3. Divide 63 by the largest perfect square factor: \( \frac{63}{9} = 7 \).

4. Calculate the square root of the largest perfect square: \( \sqrt{9} = 3 \).

5. Express the original square root as a product of the square root of the perfect square and the square root of the quotient: \( \sqrt{63} = \sqrt{9 \times 7} = \sqrt{9} \times \sqrt{7} = 3\sqrt{7} \).

By following these steps, the square root of 63 simplifies to \( 3\sqrt{7} \). This method can be applied to any square root to simplify it to its most basic form, making calculations and further mathematical operations easier.

A square root of a number is a value that, when multiplied by itself, gives the original number. For instance, the square root of 63 is a number \( q \) such that \( q \times q = 63 \). This is usually represented as \( \sqrt{63} \).

Square roots can be expressed in different forms: the radical form and the decimal form. The radical form is the simplest form of the square root, written with the radical symbol (√). For 63, the simplest radical form is \( \sqrt{63} \).
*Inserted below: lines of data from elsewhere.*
# heli-sudoo/HKD-MPC

Measured on NVIDIA B200. Metric: batched HS-DDP solves/sec, higher is better.
Workload: dtype f64

## Files before the change

hkd-mpc_b200/csrc/hsddp_device.cuh:

```cuda
#pragma once
#include <cuda_runtime.h>
#include <stdint.h>
#include <cstddef>
#include "../../include/hsddp_b200.h"
#include "hkd_model.cuh"

#ifdef HSDDP_PROFILE
#define PROF_DECL long long prof_t0_ = clock64();
#define PROF_MARK(sm, slot)                                                         \
    do {                                                                            \
        if (threadIdx.x == 0) {                                                     \
            const long long t1_ = clock64();                                        \
            (sm).profacc[slot] += (unsigned long long)(t1_ - prof_t0_);             \
            prof_t0_ = t1_;                                                         \
        }                                                                           \
    } while (0)
#else
#define PROF_DECL
#define PROF_MARK(sm, slot) do { } while (0)
#endif

namespace hsddp {

constexpr int kThreads = 128;
// ... 30 lines not shown
    unsigned nmask[MAXPH];
    long long ref_off;
    double dt;
    unsigned char ph_of_stage[HSDDP_MAX_STAGES];
    unsigned char ph_of_node[HSDDP_MAX_STAGES + MAXPH];
    unsigned char ss_size[MAXPH];
    unsigned char tdmask[2][MAXPH];
};
static_assert(sizeof(DevSchedule) % 4 == 0, "bind_problem copies the schedule word by word");

struct SolverState {
    double actual_cost, merit, feas, dV_1, dV_2;
    double max_tconstr_prev, max_pconstr_prev, max_tconstr, max_pconstr, merit_rho;
    double reg;
    int rollout_ok, sweep_ok;
};

struct SolveCtl {
    int iter, iter_ou, iter_in, n_sweeps, n_trials, status;
    int active;
    int have_trial;
    int max_al, max_ddp;
    double cost0, feas0;
    double trial_cost, trial_feas;
};

struct BatchPtrs {
    int n_problems, max_stages, max_nodes, _pad;
    const DevSchedule* sched;
    const int* sched_id;
    const double *xr, *ur, *prel, *xinit;
    double* x0;
    double *Xbar, *X, *Xsim_t, *Defect, *dX;
    double *Ubar, *U, *U_t, *dU;
    double* KdX;
    double* K;
    double* lq;
    double* tq;
    double* gcon;
    double* reb;
    double* hcon;
    double* al;
    double* g0h0;
    SolverState* state;
    SolveCtl* ctl;
    const int* active;
    const int* n_active;
    int* next_active;
    int* next_count;
    int* zero_count;
    int sweep_w1_min;
    int lr_external;
    int _pad2;
    double *ls_X, *ls_Defect, *ls_Xsim, *ls_U, *ls_Ut, *ls_gcon, *ls_hcon, *ls_res;
    int* ls_mail;
    const int* order;
    const int* budget;
    hsddp_info* info;
    hsddp_iter_record* trace;
    unsigned long long* counters;
    int* work_counter;
    int* sm_slots;
    hsddp_constraint_params cp;
};

struct Smem;
struct __align__(16) Smem {
    double H[ro(24)], Y[ro(24)];
    double Z[zo(24)];
    double Qux[ro(16) + kQuuPad];
    double Quu[ro(12)];
    double rec[2][LQ_STRIDE];
    double dfc2[2][24];
    double G[24], Gn[24], Qx[24], Qu[24], wu[24], vtmp[24], vtmp2[24];
    double lxxd[24], lxxTd[24], lxxw[12], lxxTw[12];
    double swdt[4];
    double swc[16];
    double red[kThreads];
    DevSchedule sc;
    SolverState st;
    SolveCtl ctl;
    hsddp_constraint_params cp;
    hsddp_options opt;
    double *Xbar, *X, *Xsim_t, *Defect, *dX, *Ubar, *U, *U_t, *dU, *KdX, *K, *lqg, *tq, *gcon, *reb, *hcon, *al, *g0h0;
    const double *xr, *ur, *prel, *xinit, *x0;
    unsigned long long* prof;
    unsigned long long profacc[16];
    int pid;
    int rot;
    int flag;
    int ibuf[4];
    double dbuf[8];
};

static_assert(offsetof(Smem, dfc2) - offsetof(Smem, H) == sizeof(double) * kSweepDoubles, "kSweepDoubles must cover H..rec");
static_assert(32 * 113 <= kSweepDoubles, "LQ staging buffer does not fit");

__device__ __forceinline__ int virtual_tid(const Smem& sm);
__device__ inline void assign_rotation(int* sm_slots, int& rot_out) {
    unsigned smid;
    asm volatile("mov.u32 %0, %%smid;" : "=r"(smid));
    rot_out = atomicAdd(&sm_slots[smid & 255], 1) & 3;
}
__device__ __forceinline__ int virtual_tid(const Smem& sm) { return (int)((threadIdx.x + 32u * (unsigned)sm.rot) & (kThreads - 1)); }

__device__ __forceinline__ double warp_sum(double v) {
// ... 672 lines not shown
```

hkd-mpc_b200/csrc/hsddp_kernels.cu:

```cuda
#include <cuda_runtime.h>
#include <cooperative_groups.h>
#include <cstdio>
#include <cstdlib>
#include <cstring>
#include <string>
#include <vector>
#include <map>
#include <algorithm>
#include "hsddp_device.cuh"
#include "hsddp_sweep.cuh"
#include "hsddp_sweep_w1.cuh"
#include "hsddp_lr_w1.cuh"

#ifndef HSDDP_MIN_BLOCKS
#define HSDDP_MIN_BLOCKS 6
#endif

namespace hsddp {

constexpr int hsddp_batch_max_groups = 16;

__device__ inline void prepare_merit_block(Smem& sm) {
    if (threadIdx.x == 0) {
        SolverState& st = sm.st;
// ... 355 lines not shown
        if (threadIdx.x == 0) for (int i = 0; i < 16; ++i) atomicAdd(&sm.prof[i], sm.profacc[i]);
#endif
    }
}
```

To simplify \( \sqrt{63} \), we can use the factorization method.

Let's go through the step-by-step process to simplify \( \sqrt{63} \):

1. First, list all the factors of 63: 1, 3, 7, 9, 21, 63.
2. Identify the largest perfect square among these factors: in this case, 9.
3. Divide 63 by the largest perfect square: \( 63 \div 9 = 7 \).
4. Take the square root of the largest perfect square: \( \sqrt{9} = 3 \).
5. Combine the results to get the simplest form: \( \sqrt{63} = 3\sqrt{7} \).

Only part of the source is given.